V. The Difficult Transformation of Regional Economy

With the penetration of foreign capitalism, capitalist workshop handicraft and machine industry emerged in Suzhou’s urban and rural areas. Pre-existing household labor acquired capitalist characteristics through connection with modern industrial forms. Suzhou’s economic landscape was restructured by these new production relations, beginning a difficult transition to modernity.

During the May Fourth and May Thirtieth movements, Suzhou society planned industrial development under the banner of “boycott foreign goods, promote domestic products.” In Shengze, Suzhou’s silk industry center, intellectuals found new opportunities. Xu Lianxuan wrote in New Shengze: “On one hand, we must demand the abolition of unequal treaties; on the other, promote domestic products to resist foreign economic pressure—this is an excellent new opportunity for Shengze people.”

From passive boycotts to active industrial promotion, the theme of local development gradually clarified.

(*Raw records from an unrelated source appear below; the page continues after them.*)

@@ -232,6 +311,48 @@
     return ok();
 }
 
+static bool shadowLeafOnHost(const NodeList &list)
+{
+    const size_t n = list.nodes(), nbPrims = g.scene.hostPrims.size() / PRIM_ROWS;
+    const size_t nbLights = std::min((size_t)std::max(g.lights.nbLights, 0), g.lights.hostLights.size() / 3);
+    if (list.rows.size() < 2 * n || list.start.size() < n)
+        return false;
+    bool oneLamp = g.scene.nbLamps == 1 && nbLights >= 1;
+    const int lamp = nbLights >= 1 ? bitsi(g.lights.hostLights[0].w) : 0;
+    for (size_t l = 1; l < nbLights && oneLamp; ++l)
+        oneLamp = bitsi(g.lights.hostLights[3 * l].w) == lamp;
+    for (size_t i = 0; i < n; ++i)
+    {
+        const int nb = bitsi(list.rows[2 * i + 1].z), start = list.start[i];
+        if (nb <= 0)
+            continue;
+        bool counts = start < 0 || (size_t)start + (size_t)nb > nbPrims;
+        for (int k = 0; k < nb && !counts; ++k)
+        {
+            const float4 *prim = &g.scene.hostPrims[(size_t)PRIM_ROWS * (size_t)(start + k)];
+            counts = (bitsi(prim[ROW_P0_TYPE].w) & PRIM_FAST0) != 0 && !(oneLamp && bitsi(prim[ROW_P1_INDEX].w) == lamp);
+        }
+        if (!counts)
+            return true;
+    }
+    return false;
+}
+
+static bool shadowList(const NodeList &list)
+{
+    const int nbNodes = (int)list.nodes();
+    if (list.copies < 3 || list.lists != 1 || nbNodes <= 0 || !ok())
+        return false;
+    float4 *arena = (float4 *)g.scene.arena.geometry.ptr;
+    const dim3 grid((unsigned)((nbNodes + 255) / 256));
+    hipLaunchKernelGGL(k_shadowLeaves, grid, dim3(256), 0, sceneStream(), arena, list.offThin(), list.offShadow(), list.offStart,
+                       g.scene.arena.offPrims, g.scene.arena.offLights, nbNodes, (int)(g.scene.hostPrims.size() / PRIM_ROWS), g.scene.nbLamps,
+                       (int)std::min((size_t)std::max(g.lights.nbLights, 0), g.lights.hostLights.size() / 3));
+    hipLaunchKernelGGL(k_shadowInner, grid, dim3(256), 0, sceneStream(), arena, list.offShadow(), nbNodes);
+    HIPCHECK(hipGetLastError());
+    return ok() && shadowLeafOnHost(list);
+}
+
 __global__ __launch_bounds__(256) void k_sortNodeBounds(float4 *__restrict__ arena, unsigned offBoxesFree, unsigned offSorted, int nb)
 {
     const int i = blockIdx.x * blockDim.x + threadIdx.x;
@@ -288,6 +409,7 @@
                            list.offRows, list.offStart, g.scene.arena.offPrims, list.offLeaf, n);
     HIPCHECK(hipGetLastError());
     list.tight = list.copies > 1 && n > 0 && tightenList(list);
+    list.shadow = &list == &g.scene.walk && list.tight && shadowList(list);
     if (orderFree)
         g.scene.lists.sortedFree = n > 0 && sortFreeLists();
 }
@@ -308,6 +430,15 @@
     for (NodeList *list : {&g.scene.walk, &g.scene.orderFree})
         if (list->tight)
             list->tight = tightenList(*list);
+    g.scene.walk.shadow = g.scene.walk.tight && shadowList(g.scene.walk);
+    HIPCHECK(hipStreamSynchronize(sceneStream()));
+}
+
+void shadowListAgain()
+{
+    if (!ok() || !g.scene.arena.geometry.ptr)
+        return;
+    g.scene.walk.shadow = g.scene.walk.tight && shadowList(g.scene.walk);
     HIPCHECK(hipStreamSynchronize(sceneStream()));
 }
 
@@ -548,7 +679,10 @@
         return 0;
     if (S.nbBoxesFree > 0 && !g.scene.orderFree.tight)
         return 0;
-    return (sceneInfo.viewDistance > 0.f && sceneInfo.viewDistance <= 64.f * g.facts.sceneExtent) ? 1 : 0;
+    if (!(sceneInfo.viewDistance > 0.f && sceneInfo.viewDistance <= 64.f * g.facts.sceneExtent))
+        return 0;
+    const bool shadowCopy = g.scene.walk.shadow && g.variant != VARIANT_THIN_SHADOW_WALKS && sceneInfo.viewDistance <= 0x1p50f;
+    return TIGHT_LISTS | (shadowCopy ? TIGHT_SHADOW_COPY : 0);
 }
 
 static bool sortedListsUsable(int nbBoxesFree)
diff --git a/sol-r_amd/csrc/solr_diag.hip b/sol-r_amd/csrc/solr_diag.hip
--- a/sol-r_amd/csrc/solr_diag.hip
+++ b/sol-r_amd/csrc/solr_diag.hip
@@ -99,7 +99,7 @@
 {
     if (!ready("solr_hip_probe_list_copy"))
         return -1;
-    ARGCHECK(list >= 0 && list <= 2 && what >= 0 && what <= 4, "solr_hip_probe_list_copy: no such list or copy");
+    ARGCHECK(list >= 0 && list <= 2 && what >= 0 && what <= 5, "solr_hip_probe_list_copy: no such list or copy");
     ARGCHECK(g.scene.arena.geometry.ptr != nullptr || g.scene.arena.geometryDirty, "solr_hip_probe_list_copy: no scene uploaded");
     if (!ok())
         return -1;
@@ -127,6 +127,9 @@
     case 3:
         at = (size_t)L.offLeaf * 16, count = 4 * (size_t)nodes;
         break;
+    case 5:
+        at = (size_t)L.offShadow() * 16, count = (list == 0 && L.copies > 2 && L.tight && L.shadow) ? 2 * (size_t)nodes : 0;
+        break;
     default:
         at = (size_t)L.offStart * 4, count = nodes, unit = 4;
         break;
@@ -152,7 +155,7 @@
     if (residentScene(sceneInfo, exactNodes, &S, &features, &deep, &stream) != 0)
         return -1;
     const float margin = g.facts.sceneExtent * (1.f / 1024.f), extent = g.facts.sceneExtent;
-    out[0] = S.tightLists, out[1] = S.sortedLists, out[2] = S.nbBoxesFree, out[3] = S.opaqueShadows, out[4] = S.shortRayLists;
+    out[0] = S.tightLists & TIGHT_LISTS, out[1] = S.sortedLists, out[2] = S.nbBoxesFree, out[3] = S.opaqueShadows, out[4] = S.shortRayLists;
     out[5] = S.nbBoxes;
     memcpy(&out[6], &margin, 4);
     memcpy(&out[7], &extent, 4);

The Wuxian Education Association recognized: “Foreign police dare kill students and workers because China is weak, and China’s weakness stems from weak industry.” In 1920, Suzhou established the Domestic Products Maintenance Association. However, some unscrupulous merchants disguised Japanese goods as Western products or used foreign firms’ names for smuggling.

Xu Weinan advocated organizing domestic product markets but maintained a clear-headed view: “Some say we should simply stop buying foreign goods. But that’s impossible. For example, a foreign tin basin costs thirty cents—light and convenient—while a domestic brass one costs two or three dollars. People naturally choose the cheaper, lighter option. We must find ways to replace foreign goods, not merely boycott them.” The positive approach was to raise national industry’s quality and competitiveness—precisely what Chinese industrialists pursued after the May Thirtieth tide.

Conclusion

In the early Republican period, Suzhou experienced the painful transition from absolute monarchy to democratic republic amidst warlord conflicts. It survived foreign imperialism while developing modern national consciousness, and initiated the difficult shift from traditional handicrafts to modern industry. This era’s Suzhou was both a microcosm of national politics and a showcase of unique local responses. From the political passion of intellectual youth like Ye Shengtao and Gu Jiegang, to the social responsibility of gentry like Zhang Zhongren, from patriotic movements of workers and students to industrial salvation efforts by the business community, Suzhou composed a vivid local chapter in China’s modern historical narrative during these fifteen formative years.